November 4, 2012, Sunday, 308

Gentrification

From The Peopling of New York City

Starting in 1909, Edward MacDougal and his Queensboro Corporation built Jackson Heights for white, upper middle class residents, and included privileges such as tennis courts, golf courts, playgrounds, and the like. The goal was to “create a city within a city,” and allow residents easy access to Manhattan, but to also provide a step back from the rapid, urban lifestyle. (Community Greens: Jackson Heights)

Moreover, the Queensboro Corporation, and other early developers, placed restrictions that prevented other ethnic groups from residing in Jackson Heights. At first, Jews and Blacks were barred from purchasing private space -- ie, homes, apartments, etc. -- in Jackson Heights. While Jews were allowed to move into the neighborhood after the late 1940s, Blacks “continued to be excluded from the area until … 1968 [and possibly] through the 1980s” (Kasinitz, 163-4).

This continuing struggle over space is largely embodied by the movement to establish a Historic District in Jackson Heights. In 1993, a majority of the "Garden Apartments" built by the Queensboro Corporation were denoted as being part of Jackson Height's Historic District, which prevented any glaring alterations to property in said area without city approval. This establishment of a historic district, to preserve the aesthetics of the neighborhood, has resulted in a substantial increase in property values, according to Real Estate agents, and has attracted numerous affluent residents. (Community Greens: Jackson Heights)

The established Historic District includes more than 200 buildings and private homes, many of which were built by the Queensboro Corporation in the first half of the 1900s. The effort was campaigned by the Jackson Heights Beautification Group (JHBG), whose leaders and board of directors were mostly “middle-aged, white business owners and professionals.”1 As they owned the co-ops and private homes, among their priorities were the area’s reputation and appearance. Further, only upper-middle-class (and generally, ethnic white) owners could afford to preserve the buildings in their “historic pristine condition.” Most people of color - then and now - cannot afford to live in the historic district, making it an almost segregated, completely white area. This transformation will increase as the gentrification proceeds in the neighborhood, bringing the ethnic diversity down through the pricing out of less affluent, non-white residents.
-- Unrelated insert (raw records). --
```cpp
int Run::enqueue_chunk() {
    HIPCHK(hipMemsetAsync(w.state.p, 0, sizeof(ReadState) * chunk, stream));
    if (plan.gap) return enqueue_pathwise_gap();
    if (plan.edit_strands) return enqueue_pathwise_edit_strands();
    if (plan.edit) return plan.edit_xlong ? enqueue_pathwise_edit_xlong() : enqueue_pathwise_edit();
    SweepArgs sa = sweep_args();
    SeedArgs se;
    se.g = gd; se.state = w.state.p; se.nreads = chunk; se.mode = p.mode; se.sc = sc; se.reads = d_reads; se.read_off = off();
    int rc = plan.mode == RG_MODE_PATHWISE ? enqueue_pathwise(sa, se) : enqueue_recombination(sa, se);
    if (rc) return rc;
    return enqueue_tail();
}

int Run::dump_list_stats() {
    const unsigned* nd = need();
    std::vector<unsigned> hn(chunk), hr(chunk);
    HIPCHK(hipMemcpy(hn.data(), w.nf.p, sizeof(unsigned) * chunk, hipMemcpyDeviceToHost));
    HIPCHK(hipMemcpy(hr.data(), w.nr.p, sizeof(unsigned) * chunk, hipMemcpyDeviceToHost));
    unsigned long long sf = 0, sr = 0;
    for (int i = 0; i < chunk; ++i) { sf += hn[i]; sr += hr[i]; }
    fprintf(stderr, "[rg] chunk %d reads: fwd cand mean %.1f max %u (cap %u), rev cand mean %.1f max %u (cap %u)\n", chunk,
            (double)sf / chunk, nd[0], w.fcap, (double)sr / chunk, nd[1], w.rcap);
    if (plan.use_rec) {
        HIPCHK(hipMemcpy(hn.data(), w.nrec.p, sizeof(unsigned) * chunk, hipMemcpyDeviceToHost));
        HIPCHK(hipMemcpy(hr.data(), w.nrrec.p, sizeof(unsigned) * chunk, hipMemcpyDeviceToHost));
        sf = sr = 0;
        for (int i = 0; i < chunk; ++i) { sf += hn[i]; sr += hr[i]; }
        fprintf(stderr, "[rg] records: forward mean %.1f max %u (cap %u), reverse mean %.1f max %u (cap %u)\n",
                (double)sf / chunk, nd[2], w.frec_cap, (double)sr / chunk, nd[3], w.rrec_cap);
    }
    return RG_OK;
}

int Run::regrow_lists(bool& redo) {
    redo = false;
    if (plan.mode != RG_MODE_RECOMBINATION) return RG_OK;
    const unsigned needf = need()[0], needr = need()[1], needrec = need()[2], needrrec = need()[3];
    if (debug) {
        const int rc = dump_list_stats();
        if (rc) return rc;
    }
    if (plan.use_rec && (needrrec > w.rrec_cap || needrec > w.frec_cap)) {
        const unsigned long long fullrec = (unsigned long long)h.L * WAVE;
        if ((needrrec > w.rrec_cap && w.rrec_cap >= fullrec) || (needrec > w.frec_cap && w.frec_cap >= fullrec))
            return fail(RG_ERR_CAPACITY, "record list overflow at full size");
        while (w.rrec_cap < needrrec) w.rrec_cap = (unsigned)std::min<unsigned long long>(2ull * w.rrec_cap, fullrec);
        while (w.frec_cap < needrec) w.frec_cap = (unsigned)std::min<unsigned long long>(2ull * w.frec_cap, fullrec);
        redo = true;
    }
    if (needf > w.fcap || needr > w.rcap) {
// ... 52 lines not shown
    std::vector<uint8_t> fl((size_t)chunk);
    std::vector<long long> ho((size_t)chunk + 1);
    HIPCHK(hipMemcpy(fl.data(), w.rt_flags.p, (size_t)chunk, hipMemcpyDeviceToHost));
    HIPCHK(hipMemcpy(ho.data(), off(), sizeof(long long) * ((size_t)chunk + 1), hipMemcpyDeviceToHost));
    std::vector<int> idx;
    std::vector<long long> so(1, 0);
    for (int i = 0; i < chunk; ++i)
        if (fl[(size_t)i]) { idx.push_back(i); so.push_back(so.back() + (ho[(size_t)i + 1] - ho[(size_t)i])); }
    const int nr = (int)idx.size();
    int rc;
    if ((rc = w.rt_idx.upload(idx)) || (rc = w.rt_off.upload(so)) || (rc = w.rt_reads.alloc((size_t)so.back() + 1)) ||
        (rc = w.rt_bad.alloc((size_t)nr)) || (rc = w.rt_rec.alloc((size_t)nr)) || (rc = w.rt_ops.alloc((size_t)nr * (size_t)ops_stride)) ||
        (rc = w.rt_cells.alloc(2)))
        return rc;
    HIPCHK(hipMemsetAsync(w.rt_bad.p, 0, (size_t)nr, stream));
    RG_TRY(T.inst(launch_gather_reads(d_reads, off(), w.rt_idx.p, w.rt_off.p, w.rt_reads.p, nr, stream)));
    const PathCtx again{h, gd, p, w.retry, stream, w.rt_cells.p, 0, T, stats, spec_level + 1};
    const PathJob failed{w.rt_reads.p, w.rt_off.p, w.rt_bad.p, nr, max_n, w.rt_rec.p, w.rt_ops.p, ops_stride};
    unsigned long long c2[2] = {0, 0};
    RG_TRY(path_driver_run(again, failed, c2));
    RG_TRY(T.inst(launch_scatter_results(w.rt_idx.p, w.rt_rec.p, w.rt_ops.p, d_rec + done, d_ops + (long long)done * ops_stride, ops_stride, nr, stream)));
    HIPCHK(hipStreamSynchronize(stream));
    cells_perf += c2[1];
    return T.collect(stats);
}

}

int path_driver_vote_table(const HostGraph& h, PathWork& pw, const uint32_t** keys, unsigned* table_mask) {
    if (!pw.impl) pw.impl = new PathWorkImpl();
    const int rc = ensure_tables(h, *pw.impl);
    if (rc) return rc;
    *keys = pw.impl->kmer_keys.p;
    *table_mask = pw.impl->kmer_mask;
    return RG_OK;
}

int path_driver_run(const PathCtx& c, const PathJob& j, unsigned long long* cells ) {
    const HostGraph& h = c.h;
    const rg_params& p = c.p;
    hipStream_t stream = c.stream;
    unsigned long long* d_cells = c.d_cells;
    KernelStats& stats = c.stats;
    const int nreads = j.nreads;
    if (!c.w.impl) c.w.impl = new PathWorkImpl();
    PathWorkImpl& w = *c.w.impl;
    const Options& opt = options();
    PathPlan plan;
    int rc = plan_pathwise(p, PathPlanInput{h.P, h.L, h.fslots, h.rslots, h.max_path_rows, j.max_n}, opt, c.spec_level, plan);
    if (rc || (rc = plan_gap_stage(plan, j.stage))) return rc;
    Run r{h, c.gd, p, w, plan, j.reads, j.off, j.bad, j.max_n, j.rec, j.ops, j.ops_stride, d_cells, stream, stats, c.spec_level, c.T, opt.debug != 0};
    for (int i = 0; i < 36; ++i) r.sc.t[i] = p.scores[i];
    r.h_off = j.h_off;
    if (!w.h_sum) HIPCHK(hipHostMalloc((void**)&w.h_sum, 8 * sizeof(unsigned long long), hipHostMallocDefault));
    if ((rc = w.need.alloc(8)) || (rc = ensure_tables(h, w))) return rc;
    if (w.fcap == 0) { w.fcap = plan.fcap; w.rcap = plan.rcap; w.frec_cap = plan.frec_cap; w.rrec_cap = plan.rrec_cap; }
    size_t budget = (size_t)96 << 30;
    {
        size_t fr = 0, tot = 0;
        if (hipMemGetInfo(&fr, &tot) == hipSuccess) budget = fr / 4 * 3;
        if (c.mem_budget) budget = c.mem_budget;
    }
    unsigned long long cells_done = 0, cells_perf = 0;
    int oom_shift = 0;
    while (r.done < nreads) {
        HIPCHK(hipMemsetAsync(d_cells, 0, 2 * sizeof(unsigned long long), stream));
        HIPCHK(hipMemsetAsync(w.need.p, 0, 8 * sizeof(unsigned), stream));
        const size_t per_read_all = plan.per_read_all(w.fcap, w.rcap, w.frec_cap, w.rrec_cap);
        int maxchunk = (int)std::min<size_t>(8192, std::max<size_t>(1, (budget >> oom_shift) / per_read_all));
        if (opt.chunk_reads > 0) maxchunk = std::min<int>(maxchunk, opt.chunk_reads);
        const double dbg_t0 = r.debug ? now_s() : 0;
        const int chunk = r.chunk = (int)even_chunks(nreads - r.done, maxchunk);
        bool oom = false;
        if ((rc = r.alloc_chunk(&oom))) {
            if (rc == RG_ERR_HIP && oom && chunk > 1 && oom_shift < 12) { ++oom_shift; continue; }
            return rc;
        }
        if (r.debug) fprintf(stderr, "[rg] chunk of %d reads: buffers ready after %.1f ms\n", chunk, (now_s() - dbg_t0) * 1e3);
        if ((rc = r.enqueue_chunk())) return rc;
        if (r.debug) fprintf(stderr, "[rg] chunk of %d reads: done after %.1f ms\n", chunk, (now_s() - dbg_t0) * 1e3);
        if (r.async_err != hipSuccess) return fail(RG_ERR_HIP, std::string("hipMemsetAsync: ") + hipGetErrorString(r.async_err));
        bool redo = false;
        if ((rc = r.regrow_lists(redo))) return rc;
        if (redo) continue;
        const unsigned long long chunk_cells = w.h_sum[0];
        cells_perf += w.h_sum[5];
        const unsigned nretry = r.nretry();
        if (r.debug && (plan.spec || plan.spec4)) fprintf(stderr, "[rg] speculative bound (margin %d): %u of %d reads did not reach it\n", plan.spec_margin, nretry, chunk);
        if (r.debug && plan.spec4 && nretry && (rc = r.dump_spec4_retries())) return rc;
        if (r.debug && plan.dsel && (rc = r.dump_dsel_retries())) return rc;
        if (plan.layer_window) {
            add_stat(stats, "mem:layer_full_reads", (double)r.need()[NEED_LAYER_FULL], 1);
            if (r.debug) fprintf(stderr, "[rg] layer window of %d columns: %u of %d reads took the full-width layers\n", plan.layer_window, r.need()[NEED_LAYER_FULL], chunk);
        }
        if (plan.use_rec) {
            add_stat(stats, "mem:silent_rows", (double)r.need()[NEED_SILENT_ROWS], 1);
            add_stat(stats, "mem:run_rows", (double)r.need()[NEED_RUN_ROWS], 1);
        }
        if (nretry && (rc = r.second_pass(cells_perf))) return rc;
        cells_done += chunk_cells;
        r.done += chunk;
        add_stat(stats, "mem:work_bytes_per_read", (double)per_read_all, 1);
    }
    cells[0] += cells_done;
    cells[1] += cells_perf;
    return RG_OK;
}

}
```

### recgraph_amd/csrc/rg_path_kernels.hpp

```cpp
#pragma once
#include "rg_path_args.hpp"
#include "rg_path_plan.hpp"
#include "rg_launch_log.hpp"
#include "layer_window/rg_layer_window.hpp"

namespace rg {

template <int H>
__device__ __forceinline__ void dir16_decode(unsigned w, unsigned& u16, unsigned& l16) {
    constexpr unsigned LOWH = (1u << H) - 1u;
    const unsigned t = __brev(w);
    u16 = ((t >> 24) & LOWH) | (((t >> 16) & LOWH) << H);
    l16 = ((t >> 8) & LOWH) | ((t & LOWH) << H);
}

struct SweepArgs {
    PathGraphDev g;
    DevScores sc;
    const uint8_t* reads;
    const long long* read_off;
    const uint8_t* bad;
    ReadState* state;
    int* roll;
    int rev;
    int track_best;
    const int* thr;
    const int4* fsteps;
    const int4* rsteps;
    int nfsteps, nrsteps;
    const int4* fsplit;
    const int4* rsplit;
    int use_split;
    const int* lb;
    int brc, maxmatch;
    int semi;
    float rbw;
    int* colmax_out;
    int* colarg_out;
    Cand* cand;
    unsigned cand_cap;
    unsigned* ncand_out;
    uint32_t* dirs;
    long long dirs_stride;
    int dir_words;
    unsigned long long* cells;
    int count_cells;
    int oob;
    int* frec;
    unsigned frec_cap;
    int nwv;
    int gather_ok;
    const unsigned long long* flead;
    const unsigned long long* rlead;
    const unsigned long long* fslead;
    const unsigned long long* rslead;
    int retire;
    int retire_shift;
    const int* order;
    unsigned long long table_members;
    unsigned long long fmembers, rmembers;
    const int* dsel_pick;
    const int* dsel_pick2;
    int dsel_lo, dsel_hi;
    unsigned* runstat;
};
constexpr int NEED_SILENT_ROWS = 6;
constexpr int NEED_RUN_ROWS = 7;

struct ExpandArgs {
    ReadState* state;
    const int* frec;
    unsigned frec_cap;
    const unsigned* nrec;
    Cand* fcand;
    unsigned fcap;
    unsigned* nf;
    const int* wr;
    int wpad;
    int brc;
    const int* knm;
    int rev;
    const long long* read_off;
    float rbw;
    int gcost;
};

struct SeedArgs {
    PathGraphDev g;
    ReadState* state;
    int nreads;
    int mode;
    DevScores sc;
    const uint8_t* reads;
    const long long* read_off;
};

struct ThrArgs {
    const ReadState* state;
    const int* colmax;
    int* thr;
    int wpad;
    int brc;
    int use_bound;
    const int* lb;
};

struct BoundArgs {
    PathGraphDev g;
    ReadState* state;
    const long long* read_off;
    const int* mf; const int* mfarg;
    const int* wr; const int* wrarg;
    int wpad;
    int brc;
    float mrc;
    float rbw;
};

struct Opt0Args {
    PathGraphDev g;
// ... 176 lines not shown
```

### recgraph_amd/csrc/rg_sweep16.hip

```cpp
#include <algorithm>
#include <type_traits>

#include "rg_path_kernels.hpp"
#include "rg_pk16.hpp"

namespace rg {

namespace {

constexpr int NEG32 = INT32_MIN / 4;
typedef unsigned u32x4 __attribute__((ext_vector_type(4)));
typedef unsigned u32x2 __attribute__((ext_vector_type(2)));
__device__ __forceinline__ __amdgpu_buffer_rsrc_t uniform_rsrc(const void* base, unsigned bytes) {
    const unsigned long long u = (unsigned long long)base;
    const unsigned lo = (unsigned)__builtin_amdgcn_readfirstlane((int)(unsigned)u), hi = (unsigned)__builtin_amdgcn_readfirstlane((int)(unsigned)(u >> 32));
    void* p = (void*)(((unsigned long long)hi << 32) | lo);
    return __builtin_amdgcn_make_buffer_rsrc(p, 0, (int)__builtin_amdgcn_readfirstlane((int)bytes), 0x00020000);
}

template <int C>
struct RowOps16 {
    static constexpr int H = C / 2;
    static constexpr unsigned FULL = H >= 16 ? 0xffffffffu : ((((1u << H) - 1u) << 16) | ((1u << H) - 1u));
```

A few years prior to the official establishment of the Historic District in Jackson Heights, apartments in the neighborhood began to be advertised to a more exclusive clientele than during the earlier years of the development of the neighborhood. "Offering by prospectus only" was a phrase which accompanied many advertisements for co-ops, apartments, and houses in the area. In many ways, this signaled the advent of an advertising campaign to re-represent Jackson Heights as an area that was primed for middle-class redevelopment and gentrification. (GUYS: HOW DO I CITE A COUPLE DECADES WORTH OF NY TIMES MICROFILM? THANKS!) These processes can also be seen in the advertisement of European names given to co-ops in the historic district, the preservation of old Tudor buildings, and existence of a Greco-Roman statue in the internal garden of a co-op.

At this point, gentrification is serving to increase the struggle over space in the neighborhood. As less affluent, often non-white residents (and potential residents) are being priced out of buying homes in Jackson Heights, spatial and perceptual divides in the neighborhood are increasingly being framed in terms of economics and class. This is not to say that gentrification naturally increases the awareness of class issues in a neighborhood, of course; but it is interesting, when walking around the neighborhood, to hear how some peoples' perspectives have become less focused on ethnicity and more focused on class.

In an interview conducted with two women sitting in Espresso 77, an independently owned coffee shop, one mentioned that she felt an ethnic divide in Jackson Heights. She said the people of Jackson Heights do not get along. She stated that the conflict begins between people who are coming into Jackson Heights with more money and the older residents of Jackson Heights. Further, she said these people with more money stand out against the people who have lived in Jackson Heights for elongated period of time because they are very arrogant and like to show off their money, while the older residents are more humble. This woman's analysis of her neighborhood is very interesting because she spent much of her time speaking about 'old money' versus 'new money,' yet also made the assertion that this was an example of 'ethnic division.' This serves to demonstrate the pervasiveness of the emphasis on diversity that the representations of Jackson Heights entail; yet it also shows a somewhat classed interpretation of how the neighborhood is changing with gentrification.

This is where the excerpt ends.